> _SOURCE MATERIAL_:
┏━━
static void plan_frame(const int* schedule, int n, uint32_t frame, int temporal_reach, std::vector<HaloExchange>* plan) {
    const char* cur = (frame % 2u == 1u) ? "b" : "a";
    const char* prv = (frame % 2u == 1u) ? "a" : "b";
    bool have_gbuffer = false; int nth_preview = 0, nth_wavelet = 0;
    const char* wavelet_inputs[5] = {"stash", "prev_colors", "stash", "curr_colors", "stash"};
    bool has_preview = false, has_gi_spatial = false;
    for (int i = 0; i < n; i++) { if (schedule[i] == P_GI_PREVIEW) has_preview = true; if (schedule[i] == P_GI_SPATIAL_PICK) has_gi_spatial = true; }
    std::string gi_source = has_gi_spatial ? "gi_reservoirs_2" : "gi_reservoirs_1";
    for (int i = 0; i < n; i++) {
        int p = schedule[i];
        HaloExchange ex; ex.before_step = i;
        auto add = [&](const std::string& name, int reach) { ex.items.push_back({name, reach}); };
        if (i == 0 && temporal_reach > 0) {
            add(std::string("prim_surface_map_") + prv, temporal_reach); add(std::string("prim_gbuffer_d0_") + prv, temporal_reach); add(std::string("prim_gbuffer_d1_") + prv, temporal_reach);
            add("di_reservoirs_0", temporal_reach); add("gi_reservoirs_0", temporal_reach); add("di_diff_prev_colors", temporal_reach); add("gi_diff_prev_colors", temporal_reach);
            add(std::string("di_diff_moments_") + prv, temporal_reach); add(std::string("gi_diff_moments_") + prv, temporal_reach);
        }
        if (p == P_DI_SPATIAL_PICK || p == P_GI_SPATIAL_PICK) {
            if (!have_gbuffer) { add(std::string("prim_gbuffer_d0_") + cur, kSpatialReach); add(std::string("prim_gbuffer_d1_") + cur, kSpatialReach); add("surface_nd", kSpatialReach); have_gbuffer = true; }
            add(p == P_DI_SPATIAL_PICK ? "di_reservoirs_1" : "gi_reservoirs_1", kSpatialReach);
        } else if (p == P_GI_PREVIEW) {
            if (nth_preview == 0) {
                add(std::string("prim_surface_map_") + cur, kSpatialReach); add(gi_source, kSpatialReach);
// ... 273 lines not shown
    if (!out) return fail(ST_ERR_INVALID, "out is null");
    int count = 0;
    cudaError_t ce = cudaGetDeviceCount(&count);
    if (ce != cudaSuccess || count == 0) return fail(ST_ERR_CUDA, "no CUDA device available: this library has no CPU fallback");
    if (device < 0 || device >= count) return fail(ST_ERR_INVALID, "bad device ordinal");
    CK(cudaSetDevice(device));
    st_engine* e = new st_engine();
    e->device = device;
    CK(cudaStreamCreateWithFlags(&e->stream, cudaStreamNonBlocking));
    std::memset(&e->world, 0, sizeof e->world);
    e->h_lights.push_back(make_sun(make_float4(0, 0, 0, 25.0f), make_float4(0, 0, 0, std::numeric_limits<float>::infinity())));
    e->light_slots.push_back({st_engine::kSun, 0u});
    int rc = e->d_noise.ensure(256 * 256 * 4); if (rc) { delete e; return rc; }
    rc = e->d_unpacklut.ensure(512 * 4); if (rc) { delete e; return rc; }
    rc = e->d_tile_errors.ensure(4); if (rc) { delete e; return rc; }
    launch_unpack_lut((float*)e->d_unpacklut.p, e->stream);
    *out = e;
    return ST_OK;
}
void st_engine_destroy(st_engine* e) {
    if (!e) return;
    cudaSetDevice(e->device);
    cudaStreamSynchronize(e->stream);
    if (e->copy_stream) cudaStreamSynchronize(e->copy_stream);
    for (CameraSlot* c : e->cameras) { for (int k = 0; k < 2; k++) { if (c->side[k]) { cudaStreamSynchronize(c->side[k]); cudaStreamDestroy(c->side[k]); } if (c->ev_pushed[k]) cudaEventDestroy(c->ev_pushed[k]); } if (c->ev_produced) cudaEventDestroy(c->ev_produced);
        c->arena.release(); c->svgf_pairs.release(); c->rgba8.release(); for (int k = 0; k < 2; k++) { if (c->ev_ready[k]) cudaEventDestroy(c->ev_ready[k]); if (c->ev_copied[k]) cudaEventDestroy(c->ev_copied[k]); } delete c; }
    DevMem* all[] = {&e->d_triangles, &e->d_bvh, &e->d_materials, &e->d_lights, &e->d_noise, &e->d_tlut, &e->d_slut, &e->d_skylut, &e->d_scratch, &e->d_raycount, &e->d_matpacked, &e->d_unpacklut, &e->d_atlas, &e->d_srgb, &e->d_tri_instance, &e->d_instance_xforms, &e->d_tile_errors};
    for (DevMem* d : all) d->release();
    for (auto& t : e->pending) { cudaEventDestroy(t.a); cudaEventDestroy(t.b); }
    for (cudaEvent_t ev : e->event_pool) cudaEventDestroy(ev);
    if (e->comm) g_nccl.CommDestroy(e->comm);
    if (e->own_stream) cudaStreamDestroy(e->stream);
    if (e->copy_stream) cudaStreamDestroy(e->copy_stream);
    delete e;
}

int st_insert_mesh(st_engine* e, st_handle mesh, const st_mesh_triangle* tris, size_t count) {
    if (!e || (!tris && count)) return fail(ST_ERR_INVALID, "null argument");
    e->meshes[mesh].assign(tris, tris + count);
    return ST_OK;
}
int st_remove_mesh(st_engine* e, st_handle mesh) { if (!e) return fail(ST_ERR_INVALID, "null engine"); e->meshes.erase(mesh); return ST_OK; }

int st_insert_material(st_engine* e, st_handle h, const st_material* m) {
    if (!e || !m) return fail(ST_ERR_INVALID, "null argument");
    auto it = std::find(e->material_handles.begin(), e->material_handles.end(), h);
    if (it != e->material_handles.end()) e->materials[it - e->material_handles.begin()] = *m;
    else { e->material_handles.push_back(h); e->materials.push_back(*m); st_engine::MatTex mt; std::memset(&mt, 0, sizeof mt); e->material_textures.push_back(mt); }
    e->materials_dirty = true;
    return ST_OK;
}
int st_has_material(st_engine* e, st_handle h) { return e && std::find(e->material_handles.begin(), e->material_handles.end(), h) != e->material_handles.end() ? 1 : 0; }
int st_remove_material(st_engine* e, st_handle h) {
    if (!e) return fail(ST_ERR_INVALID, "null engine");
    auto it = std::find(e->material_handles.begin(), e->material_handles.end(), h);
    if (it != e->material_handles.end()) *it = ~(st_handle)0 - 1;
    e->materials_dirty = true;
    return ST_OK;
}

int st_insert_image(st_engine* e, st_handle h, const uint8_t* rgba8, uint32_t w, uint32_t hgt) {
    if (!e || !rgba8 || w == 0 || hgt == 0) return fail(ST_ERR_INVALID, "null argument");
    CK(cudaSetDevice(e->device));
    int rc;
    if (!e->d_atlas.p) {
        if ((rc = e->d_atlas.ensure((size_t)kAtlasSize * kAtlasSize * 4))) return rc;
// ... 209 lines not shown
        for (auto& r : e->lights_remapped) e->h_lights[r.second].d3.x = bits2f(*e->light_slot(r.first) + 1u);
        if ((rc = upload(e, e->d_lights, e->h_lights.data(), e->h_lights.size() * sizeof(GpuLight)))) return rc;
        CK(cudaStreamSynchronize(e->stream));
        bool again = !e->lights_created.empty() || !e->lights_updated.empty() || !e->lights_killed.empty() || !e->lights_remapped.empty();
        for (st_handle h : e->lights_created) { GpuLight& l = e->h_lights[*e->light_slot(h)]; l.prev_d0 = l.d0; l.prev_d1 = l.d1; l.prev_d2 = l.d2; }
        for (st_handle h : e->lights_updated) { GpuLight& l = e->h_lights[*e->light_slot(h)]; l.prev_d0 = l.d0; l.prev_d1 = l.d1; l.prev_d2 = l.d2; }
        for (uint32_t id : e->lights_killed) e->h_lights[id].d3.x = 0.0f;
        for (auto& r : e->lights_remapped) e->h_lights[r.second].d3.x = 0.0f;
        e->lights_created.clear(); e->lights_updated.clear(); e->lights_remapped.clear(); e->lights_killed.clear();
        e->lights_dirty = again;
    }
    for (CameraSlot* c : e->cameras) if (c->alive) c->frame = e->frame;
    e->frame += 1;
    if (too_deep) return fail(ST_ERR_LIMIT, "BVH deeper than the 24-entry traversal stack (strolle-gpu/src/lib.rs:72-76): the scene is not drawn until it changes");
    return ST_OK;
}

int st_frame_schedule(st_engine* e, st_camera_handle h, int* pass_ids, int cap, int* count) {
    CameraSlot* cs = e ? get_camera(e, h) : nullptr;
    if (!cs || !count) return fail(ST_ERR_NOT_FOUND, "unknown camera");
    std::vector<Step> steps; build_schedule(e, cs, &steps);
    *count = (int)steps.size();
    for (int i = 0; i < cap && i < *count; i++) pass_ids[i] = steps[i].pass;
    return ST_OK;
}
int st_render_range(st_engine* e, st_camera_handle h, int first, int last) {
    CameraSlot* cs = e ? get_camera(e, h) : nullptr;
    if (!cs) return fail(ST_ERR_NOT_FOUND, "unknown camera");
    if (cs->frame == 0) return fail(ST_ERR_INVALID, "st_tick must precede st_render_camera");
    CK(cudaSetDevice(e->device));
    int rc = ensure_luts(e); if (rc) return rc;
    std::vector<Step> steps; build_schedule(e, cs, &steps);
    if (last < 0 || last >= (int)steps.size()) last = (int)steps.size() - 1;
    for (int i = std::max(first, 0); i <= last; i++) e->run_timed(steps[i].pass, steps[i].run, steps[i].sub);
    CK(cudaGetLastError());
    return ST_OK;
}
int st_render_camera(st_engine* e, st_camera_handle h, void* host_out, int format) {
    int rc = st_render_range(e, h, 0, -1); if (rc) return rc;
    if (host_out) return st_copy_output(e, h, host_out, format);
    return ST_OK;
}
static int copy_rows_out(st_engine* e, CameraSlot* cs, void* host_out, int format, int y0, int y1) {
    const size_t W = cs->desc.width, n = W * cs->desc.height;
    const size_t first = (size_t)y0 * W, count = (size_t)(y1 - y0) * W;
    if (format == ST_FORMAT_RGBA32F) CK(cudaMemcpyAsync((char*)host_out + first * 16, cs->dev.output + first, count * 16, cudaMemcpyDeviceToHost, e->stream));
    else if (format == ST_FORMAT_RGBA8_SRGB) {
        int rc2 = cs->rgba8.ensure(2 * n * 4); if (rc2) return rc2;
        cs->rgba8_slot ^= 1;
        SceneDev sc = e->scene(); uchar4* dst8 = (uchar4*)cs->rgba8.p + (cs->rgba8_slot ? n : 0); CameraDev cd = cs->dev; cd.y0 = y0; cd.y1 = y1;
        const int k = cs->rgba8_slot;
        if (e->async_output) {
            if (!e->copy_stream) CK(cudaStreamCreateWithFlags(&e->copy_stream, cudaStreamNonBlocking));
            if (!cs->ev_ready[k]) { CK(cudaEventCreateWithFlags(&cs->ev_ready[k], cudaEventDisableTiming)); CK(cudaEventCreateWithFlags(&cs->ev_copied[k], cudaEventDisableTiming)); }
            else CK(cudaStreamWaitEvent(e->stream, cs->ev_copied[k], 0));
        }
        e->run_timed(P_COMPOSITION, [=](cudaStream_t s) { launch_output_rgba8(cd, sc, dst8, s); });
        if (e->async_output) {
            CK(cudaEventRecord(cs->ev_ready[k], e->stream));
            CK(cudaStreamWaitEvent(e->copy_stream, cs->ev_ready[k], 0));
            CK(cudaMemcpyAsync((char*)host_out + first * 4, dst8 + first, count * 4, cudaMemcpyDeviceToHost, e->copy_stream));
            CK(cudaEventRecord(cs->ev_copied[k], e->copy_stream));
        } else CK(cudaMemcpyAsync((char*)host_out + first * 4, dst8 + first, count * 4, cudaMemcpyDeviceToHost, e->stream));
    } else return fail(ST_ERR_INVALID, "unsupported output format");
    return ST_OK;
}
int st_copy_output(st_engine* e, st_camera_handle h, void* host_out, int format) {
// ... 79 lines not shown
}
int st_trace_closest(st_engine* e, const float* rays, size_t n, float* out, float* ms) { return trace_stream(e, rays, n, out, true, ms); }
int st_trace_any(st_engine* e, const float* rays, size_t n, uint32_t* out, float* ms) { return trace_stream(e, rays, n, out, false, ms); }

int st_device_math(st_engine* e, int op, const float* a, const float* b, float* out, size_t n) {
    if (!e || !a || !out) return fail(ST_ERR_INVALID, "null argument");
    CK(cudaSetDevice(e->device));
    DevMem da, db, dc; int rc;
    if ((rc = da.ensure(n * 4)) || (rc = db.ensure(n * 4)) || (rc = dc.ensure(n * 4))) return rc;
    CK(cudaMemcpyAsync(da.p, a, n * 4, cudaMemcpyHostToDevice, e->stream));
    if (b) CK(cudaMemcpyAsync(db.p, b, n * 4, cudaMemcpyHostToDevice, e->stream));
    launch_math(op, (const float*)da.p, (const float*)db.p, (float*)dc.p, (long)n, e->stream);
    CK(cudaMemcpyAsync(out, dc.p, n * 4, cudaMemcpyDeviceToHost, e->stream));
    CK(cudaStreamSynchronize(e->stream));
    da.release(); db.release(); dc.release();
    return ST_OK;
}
┗━━
┏━━
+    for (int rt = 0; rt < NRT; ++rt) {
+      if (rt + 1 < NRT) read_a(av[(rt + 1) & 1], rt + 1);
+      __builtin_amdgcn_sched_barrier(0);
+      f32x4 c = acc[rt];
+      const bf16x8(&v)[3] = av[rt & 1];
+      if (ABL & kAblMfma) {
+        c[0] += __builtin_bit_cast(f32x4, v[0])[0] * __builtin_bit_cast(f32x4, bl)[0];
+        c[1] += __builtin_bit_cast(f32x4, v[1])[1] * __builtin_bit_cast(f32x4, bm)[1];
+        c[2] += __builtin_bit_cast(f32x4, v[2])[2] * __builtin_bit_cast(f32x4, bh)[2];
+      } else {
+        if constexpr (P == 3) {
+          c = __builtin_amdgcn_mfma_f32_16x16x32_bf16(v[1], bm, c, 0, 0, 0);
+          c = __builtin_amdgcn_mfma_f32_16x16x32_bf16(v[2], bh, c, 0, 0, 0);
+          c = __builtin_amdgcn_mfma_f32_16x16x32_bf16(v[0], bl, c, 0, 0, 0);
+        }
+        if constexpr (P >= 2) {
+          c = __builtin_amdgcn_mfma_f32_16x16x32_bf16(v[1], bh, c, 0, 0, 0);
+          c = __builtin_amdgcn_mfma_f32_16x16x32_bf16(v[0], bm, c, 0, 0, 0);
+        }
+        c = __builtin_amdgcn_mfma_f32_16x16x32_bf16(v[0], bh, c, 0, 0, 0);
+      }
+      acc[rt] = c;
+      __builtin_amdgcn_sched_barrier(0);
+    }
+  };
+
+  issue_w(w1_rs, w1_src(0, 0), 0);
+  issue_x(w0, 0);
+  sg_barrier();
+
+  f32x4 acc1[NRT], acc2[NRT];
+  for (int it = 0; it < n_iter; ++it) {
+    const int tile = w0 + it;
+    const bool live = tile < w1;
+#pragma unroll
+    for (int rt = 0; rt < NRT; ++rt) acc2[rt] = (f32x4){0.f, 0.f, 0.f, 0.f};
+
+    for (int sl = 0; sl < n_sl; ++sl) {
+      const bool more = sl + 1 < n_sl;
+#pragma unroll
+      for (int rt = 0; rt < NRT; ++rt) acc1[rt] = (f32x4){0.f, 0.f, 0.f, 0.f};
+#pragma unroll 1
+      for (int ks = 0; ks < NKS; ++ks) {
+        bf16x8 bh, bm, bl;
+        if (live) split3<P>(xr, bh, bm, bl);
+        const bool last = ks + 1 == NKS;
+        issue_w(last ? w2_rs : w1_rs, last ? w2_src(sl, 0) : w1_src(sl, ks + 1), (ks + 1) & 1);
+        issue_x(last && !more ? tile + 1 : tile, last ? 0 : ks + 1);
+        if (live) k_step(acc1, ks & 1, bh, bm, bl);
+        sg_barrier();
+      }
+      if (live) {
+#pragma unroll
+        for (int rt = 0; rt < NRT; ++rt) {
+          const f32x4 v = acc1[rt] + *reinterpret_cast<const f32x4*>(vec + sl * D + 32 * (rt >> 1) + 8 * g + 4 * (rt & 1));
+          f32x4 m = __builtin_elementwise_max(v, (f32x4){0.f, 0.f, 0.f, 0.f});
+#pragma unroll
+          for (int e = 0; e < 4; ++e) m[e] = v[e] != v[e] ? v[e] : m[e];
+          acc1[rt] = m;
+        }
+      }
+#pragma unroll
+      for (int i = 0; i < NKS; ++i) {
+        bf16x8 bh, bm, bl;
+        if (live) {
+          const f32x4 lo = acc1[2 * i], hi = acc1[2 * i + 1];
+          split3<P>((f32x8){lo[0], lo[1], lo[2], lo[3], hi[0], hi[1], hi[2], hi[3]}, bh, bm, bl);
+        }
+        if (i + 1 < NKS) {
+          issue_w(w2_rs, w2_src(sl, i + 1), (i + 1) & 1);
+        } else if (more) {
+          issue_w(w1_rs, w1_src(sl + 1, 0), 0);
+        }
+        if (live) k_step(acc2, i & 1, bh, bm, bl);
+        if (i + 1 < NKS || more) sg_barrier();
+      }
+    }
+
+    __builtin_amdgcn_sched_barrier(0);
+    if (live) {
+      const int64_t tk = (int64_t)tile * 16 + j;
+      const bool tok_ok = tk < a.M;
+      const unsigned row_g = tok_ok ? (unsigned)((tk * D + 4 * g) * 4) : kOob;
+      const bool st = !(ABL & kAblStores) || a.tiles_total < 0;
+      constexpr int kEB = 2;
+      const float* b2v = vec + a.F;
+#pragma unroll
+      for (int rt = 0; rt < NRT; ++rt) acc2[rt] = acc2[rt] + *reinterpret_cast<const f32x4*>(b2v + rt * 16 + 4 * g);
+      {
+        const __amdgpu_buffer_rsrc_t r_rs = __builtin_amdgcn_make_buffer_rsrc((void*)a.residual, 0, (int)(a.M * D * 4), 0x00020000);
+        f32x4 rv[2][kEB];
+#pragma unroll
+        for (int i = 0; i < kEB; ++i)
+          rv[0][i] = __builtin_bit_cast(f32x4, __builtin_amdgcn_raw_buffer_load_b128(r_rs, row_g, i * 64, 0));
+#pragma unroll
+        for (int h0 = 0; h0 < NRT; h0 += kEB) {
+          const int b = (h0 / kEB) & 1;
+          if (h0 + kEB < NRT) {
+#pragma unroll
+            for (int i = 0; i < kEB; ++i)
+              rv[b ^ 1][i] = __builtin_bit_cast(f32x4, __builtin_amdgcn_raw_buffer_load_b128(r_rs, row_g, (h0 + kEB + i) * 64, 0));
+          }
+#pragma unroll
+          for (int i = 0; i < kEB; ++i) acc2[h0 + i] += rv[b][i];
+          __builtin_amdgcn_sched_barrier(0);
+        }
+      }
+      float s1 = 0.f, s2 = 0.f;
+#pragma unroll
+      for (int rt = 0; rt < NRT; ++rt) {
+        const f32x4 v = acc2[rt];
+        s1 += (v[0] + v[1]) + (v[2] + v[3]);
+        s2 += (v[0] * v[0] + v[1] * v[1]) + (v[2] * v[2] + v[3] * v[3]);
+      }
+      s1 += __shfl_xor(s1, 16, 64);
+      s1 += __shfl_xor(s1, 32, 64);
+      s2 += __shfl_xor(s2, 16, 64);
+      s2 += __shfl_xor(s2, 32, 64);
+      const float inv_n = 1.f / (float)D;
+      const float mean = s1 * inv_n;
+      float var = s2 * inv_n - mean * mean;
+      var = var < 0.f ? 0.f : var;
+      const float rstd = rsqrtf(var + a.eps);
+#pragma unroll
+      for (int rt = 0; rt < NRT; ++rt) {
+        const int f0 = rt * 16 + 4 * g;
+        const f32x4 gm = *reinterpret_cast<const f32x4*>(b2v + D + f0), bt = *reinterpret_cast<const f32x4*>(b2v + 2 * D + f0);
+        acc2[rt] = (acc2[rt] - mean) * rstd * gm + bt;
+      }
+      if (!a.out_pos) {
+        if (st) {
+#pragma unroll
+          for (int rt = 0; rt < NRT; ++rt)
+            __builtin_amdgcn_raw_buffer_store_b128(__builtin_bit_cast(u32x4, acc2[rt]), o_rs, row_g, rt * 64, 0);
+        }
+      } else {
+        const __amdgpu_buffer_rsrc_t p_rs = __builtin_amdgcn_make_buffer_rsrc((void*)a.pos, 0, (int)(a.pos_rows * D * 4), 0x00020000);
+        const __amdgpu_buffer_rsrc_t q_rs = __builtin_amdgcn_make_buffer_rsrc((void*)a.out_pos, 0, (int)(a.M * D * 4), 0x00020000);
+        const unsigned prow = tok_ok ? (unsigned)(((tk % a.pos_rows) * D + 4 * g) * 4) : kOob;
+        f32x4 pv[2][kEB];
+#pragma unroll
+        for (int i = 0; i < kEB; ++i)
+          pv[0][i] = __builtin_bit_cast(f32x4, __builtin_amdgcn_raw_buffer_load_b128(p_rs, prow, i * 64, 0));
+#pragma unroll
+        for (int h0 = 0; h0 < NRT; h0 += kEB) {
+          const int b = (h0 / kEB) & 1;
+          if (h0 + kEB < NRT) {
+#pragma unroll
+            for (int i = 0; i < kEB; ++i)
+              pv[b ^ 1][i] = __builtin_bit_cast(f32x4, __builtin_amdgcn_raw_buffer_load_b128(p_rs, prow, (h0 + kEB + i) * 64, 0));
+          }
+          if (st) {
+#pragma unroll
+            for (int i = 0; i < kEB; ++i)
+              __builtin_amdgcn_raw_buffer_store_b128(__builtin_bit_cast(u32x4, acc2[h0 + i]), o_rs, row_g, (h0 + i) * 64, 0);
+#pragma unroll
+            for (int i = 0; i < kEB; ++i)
┗━━
> _YOUR TASK_: All that is wanted is a faithful reproduction of the line above with "static void plan_frame(const", the line with "const char* prv", and every line in between.

> _TASK OUTPUT_:
static void plan_frame(const int* schedule, int n, uint32_t frame, int temporal_reach, std::vector<HaloExchange>* plan) {
    const char* cur = (frame % 2u == 1u) ? "b" : "a";
    const char* prv = (frame % 2u == 1u) ? "a" : "b";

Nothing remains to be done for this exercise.